INSTRUCTIONS TO FOLLOW
The first line of the entries below, the line containing "acc[h][4 * j + 3];", and every line between them should be repeated exactly, and nothing else.

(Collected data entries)
>>>

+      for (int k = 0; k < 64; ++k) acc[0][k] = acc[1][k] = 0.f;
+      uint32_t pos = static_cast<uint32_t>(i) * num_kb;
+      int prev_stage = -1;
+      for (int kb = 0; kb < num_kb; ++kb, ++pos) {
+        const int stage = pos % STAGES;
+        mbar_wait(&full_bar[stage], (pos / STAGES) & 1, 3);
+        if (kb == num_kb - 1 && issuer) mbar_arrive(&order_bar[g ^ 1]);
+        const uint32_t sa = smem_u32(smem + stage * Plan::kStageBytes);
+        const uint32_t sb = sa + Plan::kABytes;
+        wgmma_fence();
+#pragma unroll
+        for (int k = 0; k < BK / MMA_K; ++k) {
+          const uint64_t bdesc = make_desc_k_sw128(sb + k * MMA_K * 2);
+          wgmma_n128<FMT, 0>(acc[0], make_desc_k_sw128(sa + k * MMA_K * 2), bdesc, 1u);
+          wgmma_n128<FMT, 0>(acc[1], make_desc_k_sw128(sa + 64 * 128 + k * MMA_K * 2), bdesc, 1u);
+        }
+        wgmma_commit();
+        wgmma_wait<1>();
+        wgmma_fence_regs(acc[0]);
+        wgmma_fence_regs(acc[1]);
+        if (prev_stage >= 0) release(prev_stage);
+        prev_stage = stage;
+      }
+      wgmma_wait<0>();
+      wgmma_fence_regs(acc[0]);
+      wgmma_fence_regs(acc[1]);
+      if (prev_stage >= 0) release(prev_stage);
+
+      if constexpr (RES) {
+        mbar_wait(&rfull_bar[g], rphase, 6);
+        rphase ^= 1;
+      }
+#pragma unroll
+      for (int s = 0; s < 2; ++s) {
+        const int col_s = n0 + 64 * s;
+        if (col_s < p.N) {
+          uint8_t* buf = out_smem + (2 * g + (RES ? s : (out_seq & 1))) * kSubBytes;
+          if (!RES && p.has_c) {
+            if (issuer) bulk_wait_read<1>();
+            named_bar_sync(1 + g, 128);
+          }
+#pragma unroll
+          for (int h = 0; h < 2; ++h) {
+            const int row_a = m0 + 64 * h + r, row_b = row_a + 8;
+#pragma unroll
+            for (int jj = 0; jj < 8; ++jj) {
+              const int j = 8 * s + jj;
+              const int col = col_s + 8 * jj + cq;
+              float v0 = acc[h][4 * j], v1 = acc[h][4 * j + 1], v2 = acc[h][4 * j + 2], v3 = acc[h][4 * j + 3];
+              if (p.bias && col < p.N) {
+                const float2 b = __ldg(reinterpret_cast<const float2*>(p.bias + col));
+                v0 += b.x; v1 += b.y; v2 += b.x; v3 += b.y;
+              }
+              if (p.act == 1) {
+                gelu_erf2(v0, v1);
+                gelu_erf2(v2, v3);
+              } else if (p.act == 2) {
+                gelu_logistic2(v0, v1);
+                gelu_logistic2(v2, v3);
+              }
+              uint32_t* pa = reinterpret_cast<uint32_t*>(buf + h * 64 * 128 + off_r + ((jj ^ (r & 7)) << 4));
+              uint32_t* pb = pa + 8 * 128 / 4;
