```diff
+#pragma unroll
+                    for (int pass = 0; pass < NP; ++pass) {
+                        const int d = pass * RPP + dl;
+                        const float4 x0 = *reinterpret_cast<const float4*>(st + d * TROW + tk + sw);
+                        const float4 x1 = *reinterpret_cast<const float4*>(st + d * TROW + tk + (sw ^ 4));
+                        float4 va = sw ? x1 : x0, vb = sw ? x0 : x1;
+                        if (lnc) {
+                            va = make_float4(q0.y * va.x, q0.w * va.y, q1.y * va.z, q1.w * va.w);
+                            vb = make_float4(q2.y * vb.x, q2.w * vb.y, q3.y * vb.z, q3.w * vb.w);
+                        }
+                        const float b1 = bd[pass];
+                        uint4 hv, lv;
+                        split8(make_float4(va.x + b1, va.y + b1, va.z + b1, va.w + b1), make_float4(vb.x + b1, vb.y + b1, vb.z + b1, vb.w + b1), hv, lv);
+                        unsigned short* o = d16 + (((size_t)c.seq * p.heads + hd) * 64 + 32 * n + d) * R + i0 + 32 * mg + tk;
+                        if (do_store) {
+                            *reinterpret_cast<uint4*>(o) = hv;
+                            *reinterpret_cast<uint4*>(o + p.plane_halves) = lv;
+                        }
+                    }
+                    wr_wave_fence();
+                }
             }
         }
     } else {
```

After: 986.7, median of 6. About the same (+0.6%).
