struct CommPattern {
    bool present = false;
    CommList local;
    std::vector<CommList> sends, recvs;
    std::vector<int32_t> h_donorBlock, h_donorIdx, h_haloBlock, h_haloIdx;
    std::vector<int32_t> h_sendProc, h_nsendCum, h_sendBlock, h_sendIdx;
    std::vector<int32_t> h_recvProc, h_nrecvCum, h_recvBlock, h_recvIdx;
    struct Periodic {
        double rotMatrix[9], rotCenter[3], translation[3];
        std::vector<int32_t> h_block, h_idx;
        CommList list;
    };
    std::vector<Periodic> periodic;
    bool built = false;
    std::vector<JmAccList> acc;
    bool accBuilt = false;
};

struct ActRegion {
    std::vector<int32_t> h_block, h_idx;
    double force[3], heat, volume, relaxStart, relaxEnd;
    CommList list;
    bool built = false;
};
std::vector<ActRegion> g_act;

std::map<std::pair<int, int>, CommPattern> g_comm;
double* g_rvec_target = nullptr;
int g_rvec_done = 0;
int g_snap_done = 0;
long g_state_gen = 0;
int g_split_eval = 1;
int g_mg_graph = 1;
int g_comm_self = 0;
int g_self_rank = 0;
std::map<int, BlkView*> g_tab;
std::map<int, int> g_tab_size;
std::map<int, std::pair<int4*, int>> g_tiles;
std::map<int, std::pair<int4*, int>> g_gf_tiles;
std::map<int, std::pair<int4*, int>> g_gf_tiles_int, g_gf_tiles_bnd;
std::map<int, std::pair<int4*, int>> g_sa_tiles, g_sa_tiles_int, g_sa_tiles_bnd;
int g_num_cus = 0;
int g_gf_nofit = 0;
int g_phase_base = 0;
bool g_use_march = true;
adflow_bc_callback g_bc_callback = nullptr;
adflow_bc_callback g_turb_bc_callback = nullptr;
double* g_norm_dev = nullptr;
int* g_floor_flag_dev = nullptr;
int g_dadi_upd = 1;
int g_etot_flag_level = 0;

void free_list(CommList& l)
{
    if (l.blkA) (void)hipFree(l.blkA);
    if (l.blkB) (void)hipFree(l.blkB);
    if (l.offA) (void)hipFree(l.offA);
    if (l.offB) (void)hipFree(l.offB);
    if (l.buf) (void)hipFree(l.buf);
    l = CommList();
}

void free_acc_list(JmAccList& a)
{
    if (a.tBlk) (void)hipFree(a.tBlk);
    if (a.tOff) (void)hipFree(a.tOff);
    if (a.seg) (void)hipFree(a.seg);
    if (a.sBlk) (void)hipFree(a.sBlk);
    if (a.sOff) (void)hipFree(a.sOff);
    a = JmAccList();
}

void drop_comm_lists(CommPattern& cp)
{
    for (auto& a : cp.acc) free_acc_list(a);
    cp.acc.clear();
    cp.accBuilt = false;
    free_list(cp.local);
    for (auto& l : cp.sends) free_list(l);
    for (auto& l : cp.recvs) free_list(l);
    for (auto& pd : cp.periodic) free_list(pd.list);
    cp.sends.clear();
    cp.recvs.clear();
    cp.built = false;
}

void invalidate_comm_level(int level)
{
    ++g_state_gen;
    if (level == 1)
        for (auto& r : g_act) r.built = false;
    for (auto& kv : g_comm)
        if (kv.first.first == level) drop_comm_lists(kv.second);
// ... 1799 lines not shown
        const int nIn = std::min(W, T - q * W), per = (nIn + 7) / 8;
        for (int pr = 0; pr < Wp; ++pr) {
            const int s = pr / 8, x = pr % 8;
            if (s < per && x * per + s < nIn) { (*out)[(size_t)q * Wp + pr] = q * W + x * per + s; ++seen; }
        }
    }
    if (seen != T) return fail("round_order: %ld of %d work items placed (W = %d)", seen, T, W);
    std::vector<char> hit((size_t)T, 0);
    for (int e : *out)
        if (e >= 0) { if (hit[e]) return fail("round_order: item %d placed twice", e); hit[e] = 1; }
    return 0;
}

<<<

RESULT FOR THIS TASK
+      for (int k = 0; k < 64; ++k) acc[0][k] = acc[1][k] = 0.f;
+      uint32_t pos = static_cast<uint32_t>(i) * num_kb;
+      int prev_stage = -1;
+      for (int kb = 0; kb < num_kb; ++kb, ++pos) {
+        const int stage = pos % STAGES;
+        mbar_wait(&full_bar[stage], (pos / STAGES) & 1, 3);
+        if (kb == num_kb - 1 && issuer) mbar_arrive(&order_bar[g ^ 1]);
+        const uint32_t sa = smem_u32(smem + stage * Plan::kStageBytes);
+        const uint32_t sb = sa + Plan::kABytes;
+        wgmma_fence();
+#pragma unroll
+        for (int k = 0; k < BK / MMA_K; ++k) {
+          const uint64_t bdesc = make_desc_k_sw128(sb + k * MMA_K * 2);
+          wgmma_n128<FMT, 0>(acc[0], make_desc_k_sw128(sa + k * MMA_K * 2), bdesc, 1u);
+          wgmma_n128<FMT, 0>(acc[1], make_desc_k_sw128(sa + 64 * 128 + k * MMA_K * 2), bdesc, 1u);
+        }
+        wgmma_commit();
+        wgmma_wait<1>();
+        wgmma_fence_regs(acc[0]);
+        wgmma_fence_regs(acc[1]);
+        if (prev_stage >= 0) release(prev_stage);
+        prev_stage = stage;
+      }
+      wgmma_wait<0>();
+      wgmma_fence_regs(acc[0]);
+      wgmma_fence_regs(acc[1]);
+      if (prev_stage >= 0) release(prev_stage);
+
+      if constexpr (RES) {
+        mbar_wait(&rfull_bar[g], rphase, 6);
+        rphase ^= 1;
+      }
+#pragma unroll
+      for (int s = 0; s < 2; ++s) {
+        const int col_s = n0 + 64 * s;
+        if (col_s < p.N) {
+          uint8_t* buf = out_smem + (2 * g + (RES ? s : (out_seq & 1))) * kSubBytes;
+          if (!RES && p.has_c) {
+            if (issuer) bulk_wait_read<1>();
+            named_bar_sync(1 + g, 128);
+          }
+#pragma unroll
+          for (int h = 0; h < 2; ++h) {
+            const int row_a = m0 + 64 * h + r, row_b = row_a + 8;
+#pragma unroll
+            for (int jj = 0; jj < 8; ++jj) {
+              const int j = 8 * s + jj;
+              const int col = col_s + 8 * jj + cq;
+              float v0 = acc[h][4 * j], v1 = acc[h][4 * j + 1], v2 = acc[h][4 * j + 2], v3 = acc[h][4 * j + 3];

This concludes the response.